15. T3 Admin Dashboard

T3 Admin Dashboard template with shadcn/ui and TanStack Table
Next.js 14 + tRPC + Prisma + NextAuth + Tailwind + shadcn/ui + TanStack Table
Free / MIT
Best for: Admin dashboards

Why we like it: 260+ stars. The only T3 template focused specifically on admin panel UX — data tables with server-side pagination, filtering, and sorting via tRPC + TanStack Table. shadcn/ui components for the entire dashboard interface.

T3 Admin Dashboard fills a gap in the T3 ecosystem: admin panels. Most T3 templates focus on customer-facing features, but every SaaS eventually needs an internal dashboard for managing data. This template combines tRPC for data fetching with TanStack Table for advanced table features — server-side pagination, column sorting, multi-field filtering, and row selection. The shadcn/ui components provide a consistent admin UI.

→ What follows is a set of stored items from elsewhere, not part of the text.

#ifndef PG_RING_SLOTS
#define PG_RING_SLOTS 3
#endif
#ifndef PG_DMA_BASE
#define PG_DMA_BASE 0
#endif
template <int NWAVE, int NCHUNK_, int NDMA = NWAVE, int MASK_NX = 0, int MASK_X0 = 0, int MASK_X1 = 0, int MASK_X2 = -1>
struct Stream {
    static constexpr int NSLOT = PG_RING_SLOTS;
    static constexpr int DEPTH = NSLOT - 1;
    static constexpr int PER = CHUNK_BYTES / 1024 / NDMA;
    const uint8_t* wstream;
    uint8_t* ring;
    int wave, lane;
    uint32_t next_off;
    uint32_t fill_slot;
    uint32_t rd_off;
    uint32_t ring_lds;
    uint32_t lane16;
    uint32_t pf_mask = 0u, nx_mask = 0u;

    __device__ __forceinline__ void skip_masked() {
        if constexpr (MASK_NX > 0) {
// ... 20 lines not shown
#pragma unroll
            for (int i = 0; i < PER; ++i) glds16(src + i * 1024, dst + i * 1024);
        }
        advance();
        fill_slot = fill_slot + 1 == NSLOT ? 0u : fill_slot + 1;
        asm volatile("" : "+s"(next_off), "+s"(fill_slot));
    }
    __device__ __forceinline__ void start(uint32_t first_mask = 0u) {
        next_off = 0;
        fill_slot = 0;
        pf_mask = nx_mask = first_mask;
        skip_masked();
#pragma unroll
        for (int i = 0; i < DEPTH; ++i) prefetch_next();
        rd_off = (uint32_t)(NSLOT - 1) * CHUNK_BYTES + lane * 16;
        rd_nxt = lane * 16;
    }
#if defined(PG_STAMPS)
    unsigned long long t_vm = 0, t_bar = 0;
#endif
    __device__ __forceinline__ void enter(int ) {
#if defined(PG_STAMPS)
        unsigned long long s0, s1, s2;
        asm volatile("s_waitcnt lgkmcnt(0)\n\ts_memtime %0\n\ts_waitcnt lgkmcnt(0)" : "=s"(s0)::"memory");
        asm volatile("s_waitcnt vmcnt(%0)" ::"n"((DEPTH - 1) * PER) : "memory");
        asm volatile("s_memtime %0\n\ts_waitcnt lgkmcnt(0)" : "=s"(s1)::"memory");
        __builtin_amdgcn_s_barrier();
        asm volatile("s_memtime %0\n\ts_waitcnt lgkmcnt(0)" : "=s"(s2)::"memory");
        t_vm += s1 - s0;
        t_bar += s2 - s1;
#else
        asm volatile("s_waitcnt vmcnt(%0)" ::"n"((DEPTH - 1) * PER) : "memory");
        asm volatile("s_waitcnt lgkmcnt(0)" ::: "memory");
        __builtin_amdgcn_s_barrier();
#endif
        prefetch_next();
        rd_off = rd_off + CHUNK_BYTES >= (uint32_t)NSLOT * CHUNK_BYTES + lane * 16 ? rd_off - (NSLOT - 1) * CHUNK_BYTES
                                                                                  : rd_off + CHUNK_BYTES;
        asm volatile("" : "+v"(rd_off)::"memory");
    }
    uint32_t cur_src, cur_dst;
    uint32_t rd_nxt;
    static constexpr bool plain_ok(int c) {
        if (c < 0) return false;
        const int n = c + DEPTH + 1;
        if (n >= NCHUNK_) return false;
        if (MASK_NX > 0) {
            const int xs[3] = {MASK_X0, MASK_X1, MASK_X2};
            for (int i = 0; i < 3; ++i)
                if (xs[i] >= 0 && c + 1 <= xs[i] + MASK_NX - 1 && n >= xs[i]) return false;
        }
        return true;
    }
    __device__ __forceinline__ void enter_split(bool plain = false) {
#if defined(PG_STAMPS)
        unsigned long long s0, s1, s2;
        asm volatile("s_waitcnt lgkmcnt(0)\n\ts_memtime %0\n\ts_waitcnt lgkmcnt(0)" : "=s"(s0)::"memory");
        asm volatile("s_waitcnt vmcnt(%0)" ::"n"((DEPTH - 1) * PER) : "memory");
        asm volatile("s_memtime %0\n\ts_waitcnt lgkmcnt(0)" : "=s"(s1)::"memory");
        __builtin_amdgcn_s_barrier();
        asm volatile("s_memtime %0\n\ts_waitcnt lgkmcnt(0)" : "=s"(s2)::"memory");
        t_vm += s1 - s0;
        t_bar += s2 - s1;
#else
        if (dma_wave()) asm volatile("s_waitcnt vmcnt(%0)" ::"n"((DEPTH - 1) * PER) : "memory");
        asm volatile("s_waitcnt lgkmcnt(0)" ::: "memory");
#if !defined(PG_ABL_NOBARRIER)
        __builtin_amdgcn_s_barrier();
#endif
#endif
        cur_src = next_off + (wave - dma_base()) * (PER * 1024);
        cur_dst = fill_slot * CHUNK_BYTES + (wave - dma_base()) * (PER * 1024);
        if (plain) next_off += CHUNK_BYTES; else advance();
        fill_slot = fill_slot + 1 == NSLOT ? 0u : fill_slot + 1;
        asm volatile("" : "+s"(next_off), "+s"(fill_slot), "+s"(cur_src), "+s"(cur_dst));
        rd_off = rd_off + CHUNK_BYTES >= (uint32_t)NSLOT * CHUNK_BYTES + lane * 16 ? rd_off - (NSLOT - 1) * CHUNK_BYTES
                                                                                  : rd_off + CHUNK_BYTES;
        asm volatile("" : "+v"(rd_off)::"memory");
    }
    __device__ __forceinline__ void enter_ahead() {
        static_assert(DEPTH >= 3 || NSLOT < 4, "enter_ahead needs three chunks in flight");
        if (dma_wave()) asm volatile("s_waitcnt vmcnt(%0)" ::"n"((DEPTH >= 3 ? DEPTH - 2 : 0) * PER) : "memory");
        __builtin_amdgcn_s_barrier();
        cur_src = next_off + (wave - dma_base()) * (PER * 1024);
        cur_dst = fill_slot * CHUNK_BYTES + (wave - dma_base()) * (PER * 1024);
        next_off = next_off + CHUNK_BYTES == (uint32_t)NCHUNK_ * CHUNK_BYTES ? 0u : next_off + CHUNK_BYTES;
        fill_slot = fill_slot + 1 == NSLOT ? 0u : fill_slot + 1;
        asm volatile("" : "+s"(next_off), "+s"(fill_slot), "+s"(cur_src), "+s"(cur_dst));
        rd_off = rd_nxt;
        rd_nxt = rd_nxt + CHUNK_BYTES >= (uint32_t)NSLOT * CHUNK_BYTES + lane * 16 ? rd_nxt - (NSLOT - 1) * CHUNK_BYTES
                                                                                  : rd_nxt + CHUNK_BYTES;
        asm volatile("" : "+v"(rd_off), "+v"(rd_nxt)::"memory");
    }
    __device__ __forceinline__ void piece(int i) const {
#if defined(PG_ABL_NODMA)
        return;
#endif
        if (!dma_wave()) return;
#if defined(PG_VISIBLE_DMA)
        glds16(wstream + (cur_src + i * 1024) + lane16, ring + cur_dst + i * 1024);
        return;
#endif
        const uint8_t* sbase = wstream + (cur_src + i * 1024);
        asm volatile("s_mov_b32 m0, %0\n\ts_nop 0\n\tglobal_load_lds_dwordx4 %1, %2"
                     :: "s"(ring_lds + cur_dst + i * 1024), "v"(lane16), "s"(sbase) : "memory");
    }
    __device__ __forceinline__ const uint8_t* at(int , int byte_off) const {
// ... 3 lines not shown
    __device__ __forceinline__ void issue(R& dst, int pos) const {
        const unsigned addr = ring_lds + rd_off;
        switch (pos) {
#define PG_ISSUE_CASE(P) case P: asm volatile("ds_read_b128 %0, %1 offset:" #P "*1024" : "=v"(dst) : "v"(addr)); break;
            PG_ISSUE_CASE(0) PG_ISSUE_CASE(1) PG_ISSUE_CASE(2) PG_ISSUE_CASE(3) PG_ISSUE_CASE(4) PG_ISSUE_CASE(5)
            PG_ISSUE_CASE(6) PG_ISSUE_CASE(7) PG_ISSUE_CASE(8) PG_ISSUE_CASE(9) PG_ISSUE_CASE(10) PG_ISSUE_CASE(11)
            PG_ISSUE_CASE(12) PG_ISSUE_CASE(13) PG_ISSUE_CASE(14) PG_ISSUE_CASE(15) PG_ISSUE_CASE(16) PG_ISSUE_CASE(17)
            PG_ISSUE_CASE(18) PG_ISSUE_CASE(19) PG_ISSUE_CASE(20) PG_ISSUE_CASE(21) PG_ISSUE_CASE(22) PG_ISSUE_CASE(23)
            PG_ISSUE_CASE(24) PG_ISSUE_CASE(25) PG_ISSUE_CASE(26) PG_ISSUE_CASE(27) PG_ISSUE_CASE(28) PG_ISSUE_CASE(29)
            PG_ISSUE_CASE(30) PG_ISSUE_CASE(31)
#undef PG_ISSUE_CASE
            default: __builtin_unreachable();
        }
    }
    template <typename R>
    __device__ __forceinline__ void issue_ahead(R& dst, int pos) const {
        const unsigned addr = ring_lds + rd_nxt;
        switch (pos) {
#define PG_ISSUE_CASE(P) case P: asm volatile("ds_read_b128 %0, %1 offset:" #P "*1024" : "=v"(dst) : "v"(addr)); break;
            PG_ISSUE_CASE(0) PG_ISSUE_CASE(1) PG_ISSUE_CASE(2) PG_ISSUE_CASE(3) PG_ISSUE_CASE(4) PG_ISSUE_CASE(5)
            PG_ISSUE_CASE(6) PG_ISSUE_CASE(7) PG_ISSUE_CASE(8) PG_ISSUE_CASE(9) PG_ISSUE_CASE(10) PG_ISSUE_CASE(11)
#undef PG_ISSUE_CASE
            default: __builtin_unreachable();
        }
    }
    __device__ __forceinline__ void drain() const { asm volatile("s_waitcnt vmcnt(0)" ::: "memory"); }
};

The tRPC + TanStack Table integration is the key learning here. The table component sends pagination, sorting, and filter parameters through tRPC queries, and the server returns exactly the data slice needed. This pattern is dramatically more efficient than loading all data and filtering client-side. If you’re building a backoffice, CMS, or any data management interface with the T3 Stack, this template gives you the hardest piece — performant data tables — already solved.

GitHub

How to Choose

The T3 Stack ecosystem has matured to the point where there’s a template for nearly every use case. Here’s how to narrow it down:

  • Starting from scratch: create-t3-app — the official CLI, opinionated defaults, excellent docs
  • Building a SaaS: Taxonomy (App Router patterns) or next-saas-stripe-starter (working Stripe billing out of the box)
  • Need web + mobile: create-t3-turbo (Tailwind on web, separate mobile styles) or T4 App (universal UI with Tamagui)
  • E-commerce: Relivator (cutting-edge stack) or KARA Shop (stable, focused fundamentals)
  • Studying production architecture: Cal.com (scheduling, 40K+ stars) or Dub (API-first, edge-optimized)
  • Indie hackers / solo founders: Cascade — Lemon Squeezy billing, PostHog analytics, ship-fast mentality
  • Admin dashboards: T3 Admin Dashboard — TanStack Table + tRPC for data-heavy interfaces

If you’re still evaluating whether Next.js is the right foundation for your project, our Next.js vs Remix vs Astro comparison can help you decide. One pattern worth noting: the T3 ecosystem is splitting between Prisma and Drizzle for ORM. Prisma remains the default in create-t3-app and most production apps (Cal.com, Documenso, Dub), but Drizzle is gaining ground in newer projects (Relivator, T4 App) thanks to its lighter footprint and SQL-like query builder. Both work well with tRPC — pick based on whether you prefer Prisma’s declarative schema or Drizzle’s TypeScript-first approach.

For authentication, NextAuth/Auth.js is still the most common choice, but Clerk (Clerk + T3 Turbo) and Better-Auth (Relivator) are viable alternatives depending on whether you want managed auth or self-hosted flexibility.